Input for this task:
══════════════════════════════

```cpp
size_t in_bwd_scratch_doubles(const Geom& g);
int launch_in_bwd(const float* g, const float* t, const Geom& geom, int per_plane, const float* mean,
                  const float* rstd, const float* gamma, double* scratch, float* m1, float* m2, float* dz,
                  float* dgamma, float* dbeta, float* dbias, int accumulate_params, hipStream_t s,
                  float* dz_amax = nullptr);
constexpr int kDzAmaxSlots = 1024;
int channel_sum_splits(const Geom& g);
int launch_channel_sum(const float* dz, const Geom& g, float* db, int accumulate, double* scratch, hipStream_t s,
                       float* amax = nullptr);
int launch_flip_weights(const float* w, float* wf, int cout, int cin, int taps, hipStream_t s);
int launch_bwd_data(int transposed, int kd, int stride, const float* dz, const float* w, float* dx, const Geom& in,
                    const Geom& out, hipStream_t s);
size_t bwd_weight_scratch_doubles(int transposed, int kd, const Geom& in, const Geom& out);
int launch_bwd_weight(int transposed, int kd, int stride, const Src& a, const Src& b, const float* dz, float* dw,
                      const Geom& in, const Geom& out, int accumulate, double* scratch, hipStream_t s);
bool wgrad_up_full_mfma_supported(int transposed, int kd, const Src& b, const Geom& in, const Geom& out);
size_t wgrad_up_full_mfma_scratch_floats(const Geom& in);
int launch_wgrad_up_full_mfma(const Src& a, const float* dz, float* dw, const Geom& in, int accumulate, float* scratch,
                              hipStream_t s);
bool wgrad3d_s2_mfma_supported(int transposed, int kd, int stride, const Geom& in, const Geom& out);
size_t wgrad3d_s2_mfma_scratch_floats(int transposed, const Geom& in, const Geom& out);
int launch_wgrad3d_s2_mfma(int transposed, const Src& a, const Src& b, const float* dz, float* dw, const Geom& in,
                           const Geom& out, int accumulate, float* scratch, hipStream_t s);
bool wgrad3d_mfma_supported(int transposed, int kd, int stride, const Geom& in, const Geom& out);
size_t wgrad3d_mfma_scratch_floats(const Geom& in, const Geom& out);
int launch_wgrad3d_mfma(const Src& a, const Src& b, const float* dz, float* dw, const Geom& in, const Geom& out,
                        int accumulate, float* scratch, hipStream_t s);
bool wgrad2d_mfma_supported(int transposed, int kd, int stride, const Src& b, const Geom& in, const Geom& out);
size_t wgrad2d_mfma_scratch_floats(const Geom& in, const Geom& out);
int launch_wgrad2d_mfma(const Src& a, const Src& b, const Src& dz, float* dw, const Geom& in, const Geom& out,
                        int accumulate, float* scratch, hipStream_t s);
bool wgrad2d_x3_supported(const Src& a, const Src& b, const Src& dz, const Geom& in, const Geom& out);
int launch_wgrad2d_x3(const Src& a, const Src& b, const Src& dz, float* partial, int workgroups, const Geom& in,
                      const Geom& out, hipStream_t s);
int launch_wgrad_reduce_f32(const float* partial, size_t wcount, int parts, float* dw, int accumulate, hipStream_t s);
int launch_grad_add(float* dst, const float* src, size_t count, int accumulate, hipStream_t s);
int launch_grad_reduce_d(float* dst, const float* src, const Geom& g, int accumulate, hipStream_t s);
int launch_shift_concat_bwd(const float* g, float* dleft, float* dright, int batch, int channels, int h, int w,
                            int d_begin, int d_count, hipStream_t s);

int launch_materialize(const Src& a, const Src& b, const Geom& g, float* out, hipStream_t s, float* amax = nullptr);
int materialize_records(const Geom& g);
int launch_materialize_l0(const Src& a, const Geom& g, const float* A, const float* G, const float* G2,
                          size_t l0_cstride, int l0_rs, int d_begin, float* out, hipStream_t s, float* amax = nullptr);
int materialize_l0_records(const Geom& g);

int launch_left_right_check(const float* dl, const float* dr, unsigned char* lv, unsigned char* rv, float* lf,
                            float* rf, int rows, int w, float max_difference, hipStream_t s);

size_t speckle_workspace_bytes(int batch, int h, int w);
size_t speckle_max_pixels();
int launch_speckle_filter(const float* disparity, const unsigned char* valid, unsigned char* keep, float* filtered,
                          int* sizes, int batch, int h, int w, float max_difference, int max_size, float fill,
                          void* workspace, hipStream_t s);

int launch_median_filter(const float* disparity, const unsigned char* valid, float* filtered, unsigned char* ok,
                         int batch, int h, int w, int kernel_size, int fill_holes, int min_valid, float fill,
                         hipStream_t s);

struct RectifyMapsArgs {
    double inverse_projection[9];
    double camera[5];
    double distortion[5];
};
struct ReprojectArgs {
    float matrix[16];
    float min_confidence;
    int first;
};
int launch_rectify_maps(const RectifyMapsArgs& a, float* map_x, float* map_y, int h, int w, hipStream_t s);
int launch_remap(const void* image, int layout, const float* map_x, const float* map_y, float* out, int batch, int h_in,
                 int w_in, int h_out, int w_out, float border, int reverse_channels, hipStream_t s);
int launch_reproject(const ReprojectArgs& a, const float* disparity, const unsigned char* valid, const float* confidence,
                     float* points, float* depth, int total, int h, int w, hipStream_t s);

int launch_subpixel_map(const float* sim, float* disp, int batch, int planes, int height, int width,
                        int taps_lo, int taps_hi, int step, hipStream_t s, float* conf = nullptr);

template <bool NEG_INF>
__device__ __forceinline__ float softmax_mass_update(float S, float v, float best) {
    const float d = v - best;
    const float e = __builtin_amdgcn_exp2f(-fabsf(d) * 1.44269504088896341f);
    if constexpr (NEG_INF) return d > 0.f ? fmaf(S, e, 1.f) : (d == d ? S + e : S);
    return d > 0.f ? fmaf(S, e, 1.f) : S + e;
}

int launch_shift_concat(const float* left, const float* right, float* out, int batch, int channels,
                        int h, int w, int d_begin, int d_count, hipStream_t s);

int launch_l0_combine(const float* A, const float* G, const float* G2, size_t cstride, float* x0, int batch,
                      int channels, int h, int w, int d_begin, int d_count, hipStream_t s, float* amax = nullptr);
int l0_combine_records(int batch, int channels, int d_count);
int launch_l0_combine_bwd(const float* g, float* gy_a, float* gy_gs, float* gy_g, float* gy_g2, int batch,
                          int channels, int h, int w, int d_begin, int d_count, hipStream_t s);
int launch_first_weight_grads(const float* dwl, const float* dws, const float* dwg, float* dw0, int cout, int cin_half,
                              hipStream_t s);
int launch_crop_left1_add(const float* a, const float* b, float* out, size_t rows, int w, hipStream_t s);
int launch_l0_stack_inputs(const float* left, const float* right, float* out, size_t bc_count, int h, int w,
                           int planes, int pad, hipStream_t s);

constexpr int kL1Planes = 5;
int launch_l1_stack_inputs(const float* y3, float* x4, int batch, int channels, int h, int w, hipStream_t s);
int launch_l1_weights(const float* w1, const float* b1, float* w4, float* bias4, int cout, int channels, hipStream_t s);
int l1_combine_tiles(int h, int w);
int launch_l1_combine(const float* y4, const float* corr, const float* corr0, float* t1, double* partials,
                      int batch, int channels, int h, int w, int d_begin, int d_count, hipStream_t s);
int launch_column_weights(const float* wt, int cin_total, int cin_off, int channels, int cout, float* out,
                          hipStream_t s);
int launch_l0_column_fix(const float* G, const float* R, const float* wcol, float* G2, float* A, int zero_cols,
                         size_t cstride, int rs, int co, int batch, int channels, int cout, int h, int w, int d_begin,
                         int d_count, hipStream_t s);
int launch_l1_column_terms(const float* G, const float* G2, const float* wcol, float* corr, float* corr0,
                           size_t cstride, int rs, int co, int batch, int channels, int cout, int h, int w, int d_begin,
                           int d_count, hipStream_t s);
int launch_l1_weights2(const float* w1, const float* b1, float* w2, float* bias2, int cout, int channels,
                       hipStream_t s);
__host__ __device__ size_t l1_blocked_b_floats(int h, int w);
__host__ __device__ size_t l1_blocked_h_floats(int h, int w, int pad, int d_count);
__host__ __device__ size_t l1_blocked_edge_offset_floats(int h, int w, int pad);
int launch_l1_blocked(const float* y4, const float* corr, const float* corr0, float* Bc, float* Hx, int batch, int channels,
                      int h, int w, int pad, int d_begin, int d_count, hipStream_t s);

int launch_pad_left1(const float* in, float* out, size_t rows, int w, hipStream_t s);
int launch_split_first_weights(const float* w0, const float* b0, float* wl, float* wr, float* wr2, float* bias3,
                               int cout, int cin_half, hipStream_t s);

int image_stats_chunks(int h, int w);
int launch_image_stats(const float* img, int nc, int h, int w, double* partials, hipStream_t s);
// ... 158 lines not shown
```

practicaldeepstereo_nips2018_amd/csrc/conv2d_t8.hip:

```cpp
#include <atomic>
#include <type_traits>

#include "common.hpp"

namespace pds {

namespace {

constexpr int C2_THREADS = 256;
constexpr int C2_CIN = 64, C2_COUT = 8, C2_KC = 4, C2_CHUNKS = C2_CIN / C2_KC;
constexpr int C2_TY = 16, C2_NB = 2, C2_TX = 16 * C2_NB, C2_RP = C2_TY / 8;
constexpr int C2_YT = C2_TY + 2, C2_XT = C2_TX + 2, C2_RS = 36;
constexpr int C2_PART = C2_YT * C2_RS * 8;
constexpr int C2_BUF = 2 * C2_PART;
constexpr int C2_AFRAGS = C2_CHUNKS * 3 * 2;
constexpr int C2_ABYTES = C2_AFRAGS * 64 * 8;
constexpr int C2_NPOS = C2_YT * C2_XT;
constexpr int C2_POS = (C2_NPOS + C2_THREADS - 1) / C2_THREADS;
static_assert(C2_RS >= C2_XT, "LDS row");
typedef float f32x4 __attribute__((ext_vector_type(4)));
typedef _Float16 f16x4 __attribute__((ext_vector_type(4)));

struct C2Args {
    Src a, b;
    const float* __restrict__ w;
    const float* __restrict__ bias;
    float* __restrict__ out;
    int N, D, H, W;
    int lrelu;
    int tiles_x, tiles_y, tiles;
};

__device__ __forceinline__ void c2_split(const float (&v)[4], f16x4& hi, f16x4& lo) {
    pds_u32x2 h, l;
    split_quad_f16(v, h, l);
    hi = __builtin_bit_cast(f16x4, h);
    lo = __builtin_bit_cast(f16x4, l);
}

struct C2Scales {
    float ws, as, unscale;
};
__device__ __forceinline__ float c2_uniform(float v) {
    return __builtin_bit_cast(float, __builtin_amdgcn_readfirstlane(__builtin_bit_cast(int, v)));
}
__device__ __forceinline__ C2Scales c2_scales(const C2Args& A, bool two, float* red) {
    float m[3] = {0.f, 0.f, 0.f};
    for (int i = threadIdx.x; i < C2_COUT * C2_CIN * 9; i += blockDim.x) m[0] = fmaxf(m[0], fabsf(A.w[i]));
    for (int i = threadIdx.x; i < A.a.bound_n; i += blockDim.x) {
        const float v = fabsf(A.a.bound[i]);
        m[1] = fmaxf(m[1], v == v ? v : __builtin_inff());
    }
    if (two)
        for (int i = threadIdx.x; i < A.b.bound_n; i += blockDim.x) {
            const float v = fabsf(A.b.bound[i]);
            m[2] = fmaxf(m[2], v == v ? v : __builtin_inff());
        }
    const int wave = threadIdx.x >> 6, waves = (blockDim.x + 63) >> 6;
#pragma unroll
    for (int k = 0; k < 3; ++k) {
        m[k] = wave_max(m[k]);
        if ((threadIdx.x & 63) == 0) red[wave * 3 + k] = m[k];
    }
    __syncthreads();
    float r[3] = {0.f, 0.f, 0.f};
    for (int w = 0; w < waves; ++w)
#pragma unroll
        for (int k = 0; k < 3; ++k) r[k] = fmaxf(r[k], red[w * 3 + k]);
    __syncthreads();
    C2Scales S;
    S.ws = c2_uniform(pow2_scale(r[0], kHalfTarget));
    S.as = c2_uniform(pow2_scale(r[1] + r[2], kHalfTarget));
    S.unscale = c2_uniform((1.f / S.ws) * (1.f / S.as));
    return S;
}

}
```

══════════════════════════════

Problem details:
Whenever the word "RectifyMapsArgs" shows up in a line of the entries above, copy that line.

Your solution:
struct RectifyMapsArgs {
int launch_rectify_maps(const RectifyMapsArgs& a, float* map_x, float* map_y, int h, int w, hipStream_t s);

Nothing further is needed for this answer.